→ **Exercise requirements**: Search the entries for the word "cval" and report each line that has it.

→ **Material shown**:
+    int w = threadIdx.x >> 6, lane = threadIdx.x & 63;
+    int i = blockIdx.x * 4 + w;
+    if (own && i < n && !own[i]) i = n;
+    if (i < n) {
+        const T* src = val + (int64_t)i * 1125;
+        for (int e = lane; e < 1125; e += 64) row[w][e] = src[e];
+    }
+    __syncthreads();
+    if (i >= n) return;
+    int x = coord[3 * i], y = coord[3 * i + 1], z = coord[3 * i + 2];
+    int cbx = (x - 2) >> 1, cby = (y - 2) >> 1, cbz = (z - 2) >> 1;
+    int na, nb, nc;
+    ap_window(x, y, z, na, nb, nc);
+    const int cnt9 = na * nb * nc * 9;
+    for (int o = lane; o < cnt9; o += 64) {
+        int js = o / 9, comp = o - js * 9;
+        int a = js / (nb * nc), b = (js / nc) % nb, c = js % nc;
+        int Jx = cbx + a, Jy = cby + b, Jz = cbz + c;
+        T sum = (T)0;
+#pragma unroll
+        for (int da = -1; da <= 1; ++da) {
+            int ddx = x - (2 * Jx + da);
+            if (ddx < -2 || ddx > 2) continue;
+#pragma unroll
+            for (int db = -1; db <= 1; ++db) {
+                int ddy = y - (2 * Jy + db);
+                if (ddy < -2 || ddy > 2) continue;
+#pragma unroll
+                for (int dc = -1; dc <= 1; ++dc) {
+                    int ddz = z - (2 * Jz + dc);
+                    if (ddz < -2 || ddz > 2) continue;
+                    T wgt = (da ? (T)0.5 : (T)1) * (db ? (T)0.5 : (T)1) * (dc ? (T)0.5 : (T)1);
+                    sum += wgt * row[w][((ddx + 2) * 25 + (ddy + 2) * 5 + (ddz + 2)) * 9 + comp];
+                }
+            }
+        }
+        ap[(int64_t)i * 576 + o] = sum;
+    }
+}
+template <class T>
+__global__ __launch_bounds__(256) void k_rap_v1(const int32_t* __restrict__ ccoord, const int32_t* __restrict__ child, const T* __restrict__ ap, T* cval, int nc,
+    const uint8_t* __restrict__ fine_own )
+{
+    __shared__ T sap[9 * 576];
+    __shared__ int32_t sci[27];
+    const int tid = threadIdx.x, I = blockIdx.x;
+    if (tid < 27) {
+        const int ci = child[I * 27 + tid];
+        sci[tid] = (ci < 0 || (fine_own && !fine_own[ci])) ? -1 : ci;
+    }
+    int kx[5], ky[5], kz[5], comp[5];
+    T sum[5];
+#pragma unroll
+    for (int t = 0; t < 5; ++t) {
+        const int o = min(tid + 256 * t, 1124), k = o / 9;
+        comp[t] = o - 9 * k, kx[t] = k / 25, ky[t] = (k / 5) % 5, kz[t] = k % 5, sum[t] = (T)0;
+    }
+    __syncthreads();
+#pragma unroll
+    for (int batch = 0; batch < 3; ++batch) {
+        for (int e = tid; e < 9 * 576; e += 256) {
+            const int q = 9 * batch + e / 576, ci = sci[q];
+            const int cnt9 = (3 + (q / 9 != 1)) * (3 + ((q / 3) % 3 != 1)) * (3 + (q % 3 != 1)) * 9;
+            if (e % 576 < cnt9) sap[e] = ci >= 0 ? ap[(int64_t)ci * 576 + e % 576] : (T)0;
+        }
+        __syncthreads();
+#pragma unroll
+        for (int qq = 0; qq < 9; ++qq) {
+            const int q = 9 * batch + qq, da = q / 9 - 1, db = (q / 3) % 3 - 1, dc = q % 3 - 1;
+            if (sci[q] < 0) continue;
+            const T wgt = (da ? (T)0.5 : (T)1) * (db ? (T)0.5 : (T)1) * (dc ? (T)0.5 : (T)1);
+            const int na = 3 + (da != 0), nb = 3 + (db != 0), nc = 3 + (dc != 0);
+#pragma unroll
+            for (int t = 0; t < 5; ++t) {
+                const int a = 3 - kx[t] + (da < 0), bb = 3 - ky[t] + (db < 0), c = 3 - kz[t] + (dc < 0);
+                if ((unsigned)a >= (unsigned)na || (unsigned)bb >= (unsigned)nb || (unsigned)c >= (unsigned)nc) continue;
+                sum[t] += wgt * sap[qq * 576 + ((a * nb + bb) * nc + c) * 9 + comp[t]];
+            }
+        }
+        __syncthreads();
+    }
+#pragma unroll
+    for (int t = 0; t < 5; ++t)
+        if (tid + 256 * t < 1125) cval[(int64_t)I * 1125 + tid + 256 * t] = sum[t];
+}
diff --git a/hot_amd/csrc/mg_build.hip b/hot_amd/csrc/mg_build.hip
--- a/hot_amd/csrc/mg_build.hip
+++ b/hot_amd/csrc/mg_build.hip
@@ -1,5 +1,6 @@
 #include "hot_impl.h"
 #include "hot_svd.h"
+#include "mg_galerkin_tables.h"
 #include <rocprim/rocprim.hpp>
 
 namespace hot {
@@ -95,47 +96,69 @@
 }
 
 __device__ __forceinline__ void ap_window(int x, int y, int z, int& na, int& nb, int& nc) { na = 3 + (x & 1), nb = 3 + (y & 1), nc = 3 + (z & 1); }
+#ifdef HOT_AB_KERNELS
+#include "ab_src/mg_build_ab1.hip"
+#endif
+__device__ constexpr galerkin::ApTables ap_tables = galerkin::make_ap_tables();
 template <class T>
 __global__ __launch_bounds__(256) void k_ap(const int32_t* __restrict__ coord, const T* __restrict__ val, T* ap, int n, const uint8_t* __restrict__ own)
 {
-    __shared__ T row[4][1125];
-    int w = threadIdx.x >> 6, lane = threadIdx.x & 63;
-    int i = blockIdx.x * 4 + w;
-    if (own && i < n && !own[i]) i = n;
-    if (i < n) {
-        const T* src = val + (int64_t)i * 1125;
-        for (int e = lane; e < 1125; e += 64) row[w][e] = src[e];
-    }
-    __syncthreads();
-    if (i >= n) return;
-    int x = coord[3 * i], y = coord[3 * i + 1], z = coord[3 * i + 2];
-    int cbx = (x - 2) >> 1, cby = (y - 2) >> 1, cbz = (z - 2) >> 1;
-    int na, nb, nc;
-    ap_window(x, y, z, na, nb, nc);
-    const int cnt9 = na * nb * nc * 9;
+    using galerkin::ApPos;
+    constexpr int V = 16 / (int)sizeof(T);
+    typedef T piece __attribute__((ext_vector_type(V)));
+    constexpr int ROW = (1125 + 2 * (V - 1)) / V * V;
+    constexpr int NLOAD = (ROW / V + 63) / 64;
+    __shared__ __attribute__((aligned(16))) T row[4][ROW];
+    __shared__ uint32_t order[4][64];
+    const int w = __builtin_amdgcn_readfirstlane(threadIdx.x >> 6), lane = threadIdx.x & 63;
+    const int i = blockIdx.x * 4 + w;
+    if (i >= n || (own && !own[i])) return;
+    const T* src = val + (int64_t)i * 1125;
+    const int shift = (int)(((uintptr_t)src & 15) / sizeof(T)), head = shift ? V - shift : 0;
+    const int npiece = (1125 - head) / V, tail = head + npiece * V;
+    T* r = row[w] + shift;
+    const int x = coord[3 * i], y = coord[3 * i + 1], z = coord[3 * i + 2];
+    const int cls = __builtin_amdgcn_readfirstlane(((x & 1) << 2) | ((y & 1) << 1) | (z & 1));
+    const int cnt9 = ((3 + (x & 1)) * (3 + (y & 1)) * (3 + (z & 1))) * 9;
+    {
+        piece p[NLOAD];
+        const uint32_t e = ap_tables.pos[cls][lane];
+#pragma unroll
+        for (int k = 0; k < NLOAD; ++k)
+            if (lane + 64 * k < npiece) p[k] = *(const piece*)(src + head + (lane + 64 * k) * V);
+        if (lane < head) r[lane] = src[lane];
+        if (tail + lane < 1125) r[tail + lane] = src[tail + lane];
+#pragma unroll
+        for (int k = 0; k < NLOAD; ++k)
+            if (lane + 64 * k < npiece) *(piece*)(r + head + (lane + 64 * k) * V) = p[k];
+        order[w][lane] = e;
+    }
+    T* dst = ap + (int64_t)i * 576;
+    __builtin_amdgcn_fence(__ATOMIC_RELEASE, "wavefront");
+    __builtin_amdgcn_wave_barrier();
+    __builtin_amdgcn_fence(__ATOMIC_ACQUIRE, "wavefront");
+    int pos = lane / 9, comp = lane - 9 * pos;
     for (int o = lane; o < cnt9; o += 64) {
-        int js = o / 9, comp = o - js * 9;
-        int a = js / (nb * nc), b = (js / nc) % nb, c = js % nc;
-        int Jx = cbx + a, Jy = cby + b, Jz = cbz + c;
+        const uint32_t e = order[w][pos];
+        const T* q = r + ApPos::base(e) + comp;
+        const int nx = ApPos::count(e, 0), ny = ApPos::count(e, 1), nz = ApPos::count(e, 2);
+        const int fx = ApPos::first(e, 0), fy = ApPos::first(e, 1), fz = ApPos::first(e, 2);
+        const T w0 = fz ? (T)0.5 : (T)1, w1 = fz + 1 ? (T)0.5 : (T)1, w2 = fz + 2 ? (T)0.5 : (T)1;
         T sum = (T)0;
-#pragma unroll
-        for (int da = -1; da <= 1; ++da) {
-            int ddx = x - (2 * Jx + da);
-            if (ddx < -2 || ddx > 2) continue;
-#pragma unroll
-            for (int db = -1; db <= 1; ++db) {
-                int ddy = y - (2 * Jy + db);
-                if (ddy < -2 || ddy > 2) continue;
-#pragma unroll
-                for (int dc = -1; dc <= 1; ++dc) {
-                    int ddz = z - (2 * Jz + dc);
-                    if (ddz < -2 || ddz > 2) continue;
-                    T wgt = (da ? (T)0.5 : (T)1) * (db ? (T)0.5 : (T)1) * (dc ? (T)0.5 : (T)1);
-                    sum += wgt * row[w][((ddx + 2) * 25 + (ddy + 2) * 5 + (ddz + 2)) * 9 + comp];
-                }
-            }
-        }
-        ap[(int64_t)i * 576 + o] = sum;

→ **The answer**:
+__global__ __launch_bounds__(256) void k_rap_v1(const int32_t* __restrict__ ccoord, const int32_t* __restrict__ child, const T* __restrict__ ap, T* cval, int nc,
+        if (tid + 256 * t < 1125) cval[(int64_t)I * 1125 + tid + 256 * t] = sum[t];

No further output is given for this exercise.